[Collected data]

-- Opening Marker --

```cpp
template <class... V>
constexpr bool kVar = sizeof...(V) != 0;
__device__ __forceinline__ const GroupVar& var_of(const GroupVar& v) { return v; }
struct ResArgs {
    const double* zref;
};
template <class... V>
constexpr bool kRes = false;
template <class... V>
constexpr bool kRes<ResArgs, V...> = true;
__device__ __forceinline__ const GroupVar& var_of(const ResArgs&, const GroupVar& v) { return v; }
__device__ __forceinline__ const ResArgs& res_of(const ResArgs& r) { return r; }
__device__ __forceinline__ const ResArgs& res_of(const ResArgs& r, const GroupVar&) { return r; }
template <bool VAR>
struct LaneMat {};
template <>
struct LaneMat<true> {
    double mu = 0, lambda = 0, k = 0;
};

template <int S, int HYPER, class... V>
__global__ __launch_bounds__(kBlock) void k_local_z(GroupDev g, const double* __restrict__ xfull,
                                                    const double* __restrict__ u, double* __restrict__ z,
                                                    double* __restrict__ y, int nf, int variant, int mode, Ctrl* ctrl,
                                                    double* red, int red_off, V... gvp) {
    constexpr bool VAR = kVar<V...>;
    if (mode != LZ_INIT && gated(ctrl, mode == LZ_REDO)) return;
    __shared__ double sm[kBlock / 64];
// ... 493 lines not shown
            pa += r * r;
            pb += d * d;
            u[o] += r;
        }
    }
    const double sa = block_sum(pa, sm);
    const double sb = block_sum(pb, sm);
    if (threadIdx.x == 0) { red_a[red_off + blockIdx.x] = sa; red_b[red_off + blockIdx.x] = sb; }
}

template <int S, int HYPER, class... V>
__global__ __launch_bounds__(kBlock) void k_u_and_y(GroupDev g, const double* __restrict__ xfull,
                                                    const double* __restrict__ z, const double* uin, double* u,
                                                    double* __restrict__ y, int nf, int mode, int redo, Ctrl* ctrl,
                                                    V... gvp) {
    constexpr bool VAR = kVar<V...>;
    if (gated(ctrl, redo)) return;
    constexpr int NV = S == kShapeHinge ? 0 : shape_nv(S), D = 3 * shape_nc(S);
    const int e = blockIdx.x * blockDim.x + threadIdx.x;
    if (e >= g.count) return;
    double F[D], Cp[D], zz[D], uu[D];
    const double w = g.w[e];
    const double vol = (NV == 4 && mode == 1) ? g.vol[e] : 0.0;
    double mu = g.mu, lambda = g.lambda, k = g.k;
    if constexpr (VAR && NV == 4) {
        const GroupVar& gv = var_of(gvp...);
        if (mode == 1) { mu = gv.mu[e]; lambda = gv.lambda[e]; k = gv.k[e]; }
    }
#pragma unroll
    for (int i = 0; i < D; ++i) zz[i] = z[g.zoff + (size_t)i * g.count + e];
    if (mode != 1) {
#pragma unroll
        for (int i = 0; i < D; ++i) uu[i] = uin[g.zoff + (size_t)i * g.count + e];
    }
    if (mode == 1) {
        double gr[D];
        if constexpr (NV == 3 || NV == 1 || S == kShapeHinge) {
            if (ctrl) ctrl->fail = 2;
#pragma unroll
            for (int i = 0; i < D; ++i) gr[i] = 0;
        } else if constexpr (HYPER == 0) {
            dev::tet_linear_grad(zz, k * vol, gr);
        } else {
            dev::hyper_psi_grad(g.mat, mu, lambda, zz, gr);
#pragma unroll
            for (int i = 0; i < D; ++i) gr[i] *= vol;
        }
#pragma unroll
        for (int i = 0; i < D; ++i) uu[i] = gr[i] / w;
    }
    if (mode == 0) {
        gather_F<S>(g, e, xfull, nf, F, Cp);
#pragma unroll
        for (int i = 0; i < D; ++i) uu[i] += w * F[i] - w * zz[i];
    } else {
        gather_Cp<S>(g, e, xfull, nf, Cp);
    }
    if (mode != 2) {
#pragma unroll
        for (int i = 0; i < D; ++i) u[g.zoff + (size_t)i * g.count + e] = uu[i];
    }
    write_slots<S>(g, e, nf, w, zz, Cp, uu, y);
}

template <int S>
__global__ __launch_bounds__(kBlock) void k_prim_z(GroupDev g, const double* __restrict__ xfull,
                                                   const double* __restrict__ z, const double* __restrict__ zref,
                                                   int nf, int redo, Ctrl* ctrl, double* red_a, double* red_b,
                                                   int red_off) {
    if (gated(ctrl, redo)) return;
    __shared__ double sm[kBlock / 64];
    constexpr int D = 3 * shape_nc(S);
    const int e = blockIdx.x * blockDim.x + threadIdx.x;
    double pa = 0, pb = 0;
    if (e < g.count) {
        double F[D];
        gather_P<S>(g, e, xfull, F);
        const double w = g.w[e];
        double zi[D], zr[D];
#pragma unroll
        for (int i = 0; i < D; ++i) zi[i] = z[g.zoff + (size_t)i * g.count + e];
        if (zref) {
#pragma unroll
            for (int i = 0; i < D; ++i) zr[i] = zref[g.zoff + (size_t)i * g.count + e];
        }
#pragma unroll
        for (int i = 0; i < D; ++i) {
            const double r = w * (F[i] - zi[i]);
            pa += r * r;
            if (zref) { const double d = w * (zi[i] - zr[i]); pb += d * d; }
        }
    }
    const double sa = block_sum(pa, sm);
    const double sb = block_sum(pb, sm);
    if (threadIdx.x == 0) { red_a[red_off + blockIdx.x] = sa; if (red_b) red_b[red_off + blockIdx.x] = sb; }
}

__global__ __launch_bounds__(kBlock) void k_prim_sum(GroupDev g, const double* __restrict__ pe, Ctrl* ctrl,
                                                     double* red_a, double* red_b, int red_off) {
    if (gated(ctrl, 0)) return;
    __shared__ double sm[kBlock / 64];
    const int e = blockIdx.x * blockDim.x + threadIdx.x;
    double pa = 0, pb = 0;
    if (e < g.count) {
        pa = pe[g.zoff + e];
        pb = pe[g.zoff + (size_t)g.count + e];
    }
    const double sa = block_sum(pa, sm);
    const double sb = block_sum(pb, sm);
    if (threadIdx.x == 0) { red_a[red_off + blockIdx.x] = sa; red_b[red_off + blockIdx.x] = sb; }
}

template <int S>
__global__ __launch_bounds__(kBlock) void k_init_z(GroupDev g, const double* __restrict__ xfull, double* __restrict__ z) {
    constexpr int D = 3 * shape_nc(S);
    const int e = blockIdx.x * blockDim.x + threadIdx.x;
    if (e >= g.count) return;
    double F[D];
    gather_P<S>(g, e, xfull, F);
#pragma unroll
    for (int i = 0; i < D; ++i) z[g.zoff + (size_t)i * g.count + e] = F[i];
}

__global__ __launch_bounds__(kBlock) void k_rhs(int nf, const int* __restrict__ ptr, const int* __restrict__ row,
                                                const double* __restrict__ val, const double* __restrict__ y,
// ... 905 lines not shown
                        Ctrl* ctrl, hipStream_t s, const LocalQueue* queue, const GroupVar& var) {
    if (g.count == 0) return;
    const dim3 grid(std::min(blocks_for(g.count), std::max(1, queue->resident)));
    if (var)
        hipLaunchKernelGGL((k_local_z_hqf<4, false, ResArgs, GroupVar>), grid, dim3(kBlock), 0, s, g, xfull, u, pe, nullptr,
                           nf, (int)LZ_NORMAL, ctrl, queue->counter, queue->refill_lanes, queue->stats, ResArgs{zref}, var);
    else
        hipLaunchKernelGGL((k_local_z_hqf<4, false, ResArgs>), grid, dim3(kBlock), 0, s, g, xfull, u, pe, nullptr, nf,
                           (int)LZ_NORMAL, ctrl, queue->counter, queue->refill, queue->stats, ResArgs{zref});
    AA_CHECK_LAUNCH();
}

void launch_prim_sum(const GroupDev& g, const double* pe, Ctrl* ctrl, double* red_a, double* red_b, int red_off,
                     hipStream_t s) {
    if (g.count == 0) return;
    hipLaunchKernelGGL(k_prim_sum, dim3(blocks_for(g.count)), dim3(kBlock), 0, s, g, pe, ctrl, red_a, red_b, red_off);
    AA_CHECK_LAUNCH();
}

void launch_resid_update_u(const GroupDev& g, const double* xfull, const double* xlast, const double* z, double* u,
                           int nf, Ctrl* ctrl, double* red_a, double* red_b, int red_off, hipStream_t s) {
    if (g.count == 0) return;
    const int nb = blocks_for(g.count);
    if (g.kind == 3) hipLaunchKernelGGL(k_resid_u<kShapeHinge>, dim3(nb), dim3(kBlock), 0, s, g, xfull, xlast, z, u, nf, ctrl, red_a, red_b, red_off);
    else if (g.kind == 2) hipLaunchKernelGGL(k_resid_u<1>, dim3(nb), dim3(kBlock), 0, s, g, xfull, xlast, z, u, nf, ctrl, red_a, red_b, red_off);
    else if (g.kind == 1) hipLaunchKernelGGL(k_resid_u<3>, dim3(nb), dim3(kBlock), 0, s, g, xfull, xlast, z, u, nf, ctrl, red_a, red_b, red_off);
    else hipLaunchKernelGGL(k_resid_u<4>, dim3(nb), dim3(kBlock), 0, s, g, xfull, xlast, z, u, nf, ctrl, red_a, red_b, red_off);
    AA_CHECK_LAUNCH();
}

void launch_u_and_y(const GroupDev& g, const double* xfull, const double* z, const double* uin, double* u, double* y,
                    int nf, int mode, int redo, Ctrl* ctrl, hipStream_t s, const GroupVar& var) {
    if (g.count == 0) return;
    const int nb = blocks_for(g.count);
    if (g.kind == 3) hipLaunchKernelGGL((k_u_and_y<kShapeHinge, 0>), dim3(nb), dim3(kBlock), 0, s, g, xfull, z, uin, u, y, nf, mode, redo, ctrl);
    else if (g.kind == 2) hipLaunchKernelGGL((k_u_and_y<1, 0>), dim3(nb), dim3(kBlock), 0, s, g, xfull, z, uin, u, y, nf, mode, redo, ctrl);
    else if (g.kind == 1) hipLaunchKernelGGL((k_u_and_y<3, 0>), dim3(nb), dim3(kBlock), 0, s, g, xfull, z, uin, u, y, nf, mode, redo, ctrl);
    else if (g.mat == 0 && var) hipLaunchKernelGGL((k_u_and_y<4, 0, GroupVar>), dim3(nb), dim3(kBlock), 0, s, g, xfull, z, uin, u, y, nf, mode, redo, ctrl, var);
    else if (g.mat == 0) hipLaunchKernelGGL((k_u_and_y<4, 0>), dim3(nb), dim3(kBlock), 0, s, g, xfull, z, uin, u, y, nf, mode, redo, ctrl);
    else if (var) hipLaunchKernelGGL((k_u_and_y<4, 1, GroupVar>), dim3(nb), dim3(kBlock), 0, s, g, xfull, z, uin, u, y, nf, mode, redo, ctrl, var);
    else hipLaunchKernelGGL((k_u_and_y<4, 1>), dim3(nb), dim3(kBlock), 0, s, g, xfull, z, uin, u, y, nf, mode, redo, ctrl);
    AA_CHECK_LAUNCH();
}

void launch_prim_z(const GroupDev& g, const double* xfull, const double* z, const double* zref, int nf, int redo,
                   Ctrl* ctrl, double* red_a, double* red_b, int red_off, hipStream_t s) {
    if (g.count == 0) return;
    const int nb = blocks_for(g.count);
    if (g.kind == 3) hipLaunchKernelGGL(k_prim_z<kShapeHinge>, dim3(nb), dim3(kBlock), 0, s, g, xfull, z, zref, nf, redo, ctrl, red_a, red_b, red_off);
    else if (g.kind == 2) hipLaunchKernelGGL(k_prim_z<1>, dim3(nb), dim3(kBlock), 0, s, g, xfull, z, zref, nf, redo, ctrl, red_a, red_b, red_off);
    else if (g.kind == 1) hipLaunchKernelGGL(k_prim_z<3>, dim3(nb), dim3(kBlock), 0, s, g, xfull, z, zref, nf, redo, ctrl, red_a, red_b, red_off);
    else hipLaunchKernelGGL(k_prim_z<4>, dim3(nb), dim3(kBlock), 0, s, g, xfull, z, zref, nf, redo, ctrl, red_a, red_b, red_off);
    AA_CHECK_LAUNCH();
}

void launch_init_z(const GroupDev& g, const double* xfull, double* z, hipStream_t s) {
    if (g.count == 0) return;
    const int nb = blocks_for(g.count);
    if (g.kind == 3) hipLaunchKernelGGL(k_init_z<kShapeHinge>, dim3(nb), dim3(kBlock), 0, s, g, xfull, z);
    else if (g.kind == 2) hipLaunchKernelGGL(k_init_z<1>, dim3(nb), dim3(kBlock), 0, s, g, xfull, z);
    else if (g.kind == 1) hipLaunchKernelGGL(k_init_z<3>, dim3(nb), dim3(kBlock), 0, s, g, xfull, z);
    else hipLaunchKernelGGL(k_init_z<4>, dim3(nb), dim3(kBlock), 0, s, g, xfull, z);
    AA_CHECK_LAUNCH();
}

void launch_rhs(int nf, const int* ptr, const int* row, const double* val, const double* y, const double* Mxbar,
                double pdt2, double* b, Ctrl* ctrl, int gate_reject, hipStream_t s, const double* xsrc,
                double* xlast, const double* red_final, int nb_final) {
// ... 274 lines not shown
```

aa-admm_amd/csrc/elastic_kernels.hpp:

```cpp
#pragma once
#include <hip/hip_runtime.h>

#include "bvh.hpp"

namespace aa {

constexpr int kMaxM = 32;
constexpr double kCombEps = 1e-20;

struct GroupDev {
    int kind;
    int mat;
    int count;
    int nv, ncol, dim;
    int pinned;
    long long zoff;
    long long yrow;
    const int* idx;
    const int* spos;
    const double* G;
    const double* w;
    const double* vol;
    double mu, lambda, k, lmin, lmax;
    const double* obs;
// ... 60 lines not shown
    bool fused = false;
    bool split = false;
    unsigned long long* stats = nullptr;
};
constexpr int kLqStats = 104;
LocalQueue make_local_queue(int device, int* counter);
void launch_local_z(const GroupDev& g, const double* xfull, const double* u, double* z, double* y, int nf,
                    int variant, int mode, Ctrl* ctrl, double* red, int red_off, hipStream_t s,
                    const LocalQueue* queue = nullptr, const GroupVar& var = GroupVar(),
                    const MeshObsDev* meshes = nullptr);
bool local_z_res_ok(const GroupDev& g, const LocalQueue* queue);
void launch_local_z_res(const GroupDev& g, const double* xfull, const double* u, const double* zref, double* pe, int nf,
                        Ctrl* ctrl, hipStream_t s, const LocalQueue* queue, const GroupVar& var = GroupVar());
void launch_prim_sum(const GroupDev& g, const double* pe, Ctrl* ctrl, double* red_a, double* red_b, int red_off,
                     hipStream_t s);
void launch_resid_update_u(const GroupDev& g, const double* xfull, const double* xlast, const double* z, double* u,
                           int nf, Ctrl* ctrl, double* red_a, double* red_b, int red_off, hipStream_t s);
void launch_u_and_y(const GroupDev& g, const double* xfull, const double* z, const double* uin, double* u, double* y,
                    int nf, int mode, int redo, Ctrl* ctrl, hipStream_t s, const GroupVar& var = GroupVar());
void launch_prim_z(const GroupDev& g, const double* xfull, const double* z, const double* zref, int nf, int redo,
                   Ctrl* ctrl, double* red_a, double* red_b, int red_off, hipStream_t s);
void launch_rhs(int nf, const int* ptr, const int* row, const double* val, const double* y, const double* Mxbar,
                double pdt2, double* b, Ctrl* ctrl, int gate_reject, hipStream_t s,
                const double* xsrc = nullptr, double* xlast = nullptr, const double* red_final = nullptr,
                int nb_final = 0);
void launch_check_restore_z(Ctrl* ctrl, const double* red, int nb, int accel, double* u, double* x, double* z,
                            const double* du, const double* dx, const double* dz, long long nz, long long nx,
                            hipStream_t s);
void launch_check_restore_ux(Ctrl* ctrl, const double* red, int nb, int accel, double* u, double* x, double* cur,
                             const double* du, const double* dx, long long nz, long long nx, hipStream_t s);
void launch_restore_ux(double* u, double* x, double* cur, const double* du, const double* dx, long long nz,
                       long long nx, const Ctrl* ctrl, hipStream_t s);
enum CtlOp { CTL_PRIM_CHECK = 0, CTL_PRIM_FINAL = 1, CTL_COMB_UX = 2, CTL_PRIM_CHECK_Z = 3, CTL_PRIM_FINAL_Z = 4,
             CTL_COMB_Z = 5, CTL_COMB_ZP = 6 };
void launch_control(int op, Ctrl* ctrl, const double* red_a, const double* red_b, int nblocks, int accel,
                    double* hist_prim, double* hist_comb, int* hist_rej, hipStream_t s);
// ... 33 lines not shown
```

-- Closing Marker --
-- Opening Marker --

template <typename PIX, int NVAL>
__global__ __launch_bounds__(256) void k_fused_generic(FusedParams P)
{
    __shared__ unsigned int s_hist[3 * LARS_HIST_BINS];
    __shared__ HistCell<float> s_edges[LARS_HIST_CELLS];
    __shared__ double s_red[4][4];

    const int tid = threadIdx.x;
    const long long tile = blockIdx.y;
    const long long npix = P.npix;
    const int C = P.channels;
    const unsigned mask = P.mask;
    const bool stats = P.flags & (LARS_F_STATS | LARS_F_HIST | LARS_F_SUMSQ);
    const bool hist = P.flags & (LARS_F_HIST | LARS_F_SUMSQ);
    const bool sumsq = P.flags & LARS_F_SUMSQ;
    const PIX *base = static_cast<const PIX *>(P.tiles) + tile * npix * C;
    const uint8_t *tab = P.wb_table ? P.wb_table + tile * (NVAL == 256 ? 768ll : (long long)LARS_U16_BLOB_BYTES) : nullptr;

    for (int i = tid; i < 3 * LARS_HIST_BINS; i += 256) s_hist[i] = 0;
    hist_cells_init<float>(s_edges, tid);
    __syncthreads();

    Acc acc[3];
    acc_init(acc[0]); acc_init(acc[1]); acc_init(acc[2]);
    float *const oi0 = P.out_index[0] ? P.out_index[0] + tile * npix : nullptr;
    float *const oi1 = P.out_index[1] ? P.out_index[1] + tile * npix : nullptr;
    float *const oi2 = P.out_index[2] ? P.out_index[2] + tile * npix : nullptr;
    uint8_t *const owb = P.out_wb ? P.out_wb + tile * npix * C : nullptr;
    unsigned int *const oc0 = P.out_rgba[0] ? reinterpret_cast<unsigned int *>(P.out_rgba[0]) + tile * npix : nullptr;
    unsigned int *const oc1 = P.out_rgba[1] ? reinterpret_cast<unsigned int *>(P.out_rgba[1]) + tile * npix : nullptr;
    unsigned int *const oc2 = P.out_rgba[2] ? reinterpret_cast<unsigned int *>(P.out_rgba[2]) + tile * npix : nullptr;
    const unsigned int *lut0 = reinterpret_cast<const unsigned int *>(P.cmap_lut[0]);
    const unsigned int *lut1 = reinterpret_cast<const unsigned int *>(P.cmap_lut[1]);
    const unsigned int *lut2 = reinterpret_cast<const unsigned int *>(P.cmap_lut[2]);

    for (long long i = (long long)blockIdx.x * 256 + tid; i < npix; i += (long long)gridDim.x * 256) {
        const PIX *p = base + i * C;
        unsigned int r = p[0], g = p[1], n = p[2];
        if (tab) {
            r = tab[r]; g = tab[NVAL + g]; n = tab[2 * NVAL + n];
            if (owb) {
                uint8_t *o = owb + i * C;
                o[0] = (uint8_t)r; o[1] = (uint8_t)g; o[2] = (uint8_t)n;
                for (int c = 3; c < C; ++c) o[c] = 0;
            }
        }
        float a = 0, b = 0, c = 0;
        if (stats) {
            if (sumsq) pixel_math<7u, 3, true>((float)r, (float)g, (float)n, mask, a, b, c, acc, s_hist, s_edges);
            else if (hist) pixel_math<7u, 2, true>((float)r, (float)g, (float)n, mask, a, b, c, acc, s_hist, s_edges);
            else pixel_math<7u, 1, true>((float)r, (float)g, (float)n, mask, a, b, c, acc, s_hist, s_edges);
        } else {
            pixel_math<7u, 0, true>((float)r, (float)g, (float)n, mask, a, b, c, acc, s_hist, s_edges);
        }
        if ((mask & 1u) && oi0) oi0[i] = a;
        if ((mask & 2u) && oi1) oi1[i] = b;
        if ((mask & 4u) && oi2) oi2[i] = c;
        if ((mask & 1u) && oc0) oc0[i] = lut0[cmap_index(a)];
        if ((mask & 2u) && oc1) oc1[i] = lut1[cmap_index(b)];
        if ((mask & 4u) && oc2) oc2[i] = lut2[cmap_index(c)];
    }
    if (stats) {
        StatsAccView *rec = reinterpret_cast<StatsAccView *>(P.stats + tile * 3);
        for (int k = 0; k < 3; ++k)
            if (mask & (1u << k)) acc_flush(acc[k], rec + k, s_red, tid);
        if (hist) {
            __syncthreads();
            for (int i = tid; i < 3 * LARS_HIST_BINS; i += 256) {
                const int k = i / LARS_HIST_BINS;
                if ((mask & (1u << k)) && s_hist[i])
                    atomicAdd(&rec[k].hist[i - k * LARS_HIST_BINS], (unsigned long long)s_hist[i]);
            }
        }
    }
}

-- Closing Marker --

The lines above that hold the word "include" should be found and copied out.

#include <hip/hip_runtime.h>
#include "bvh.hpp"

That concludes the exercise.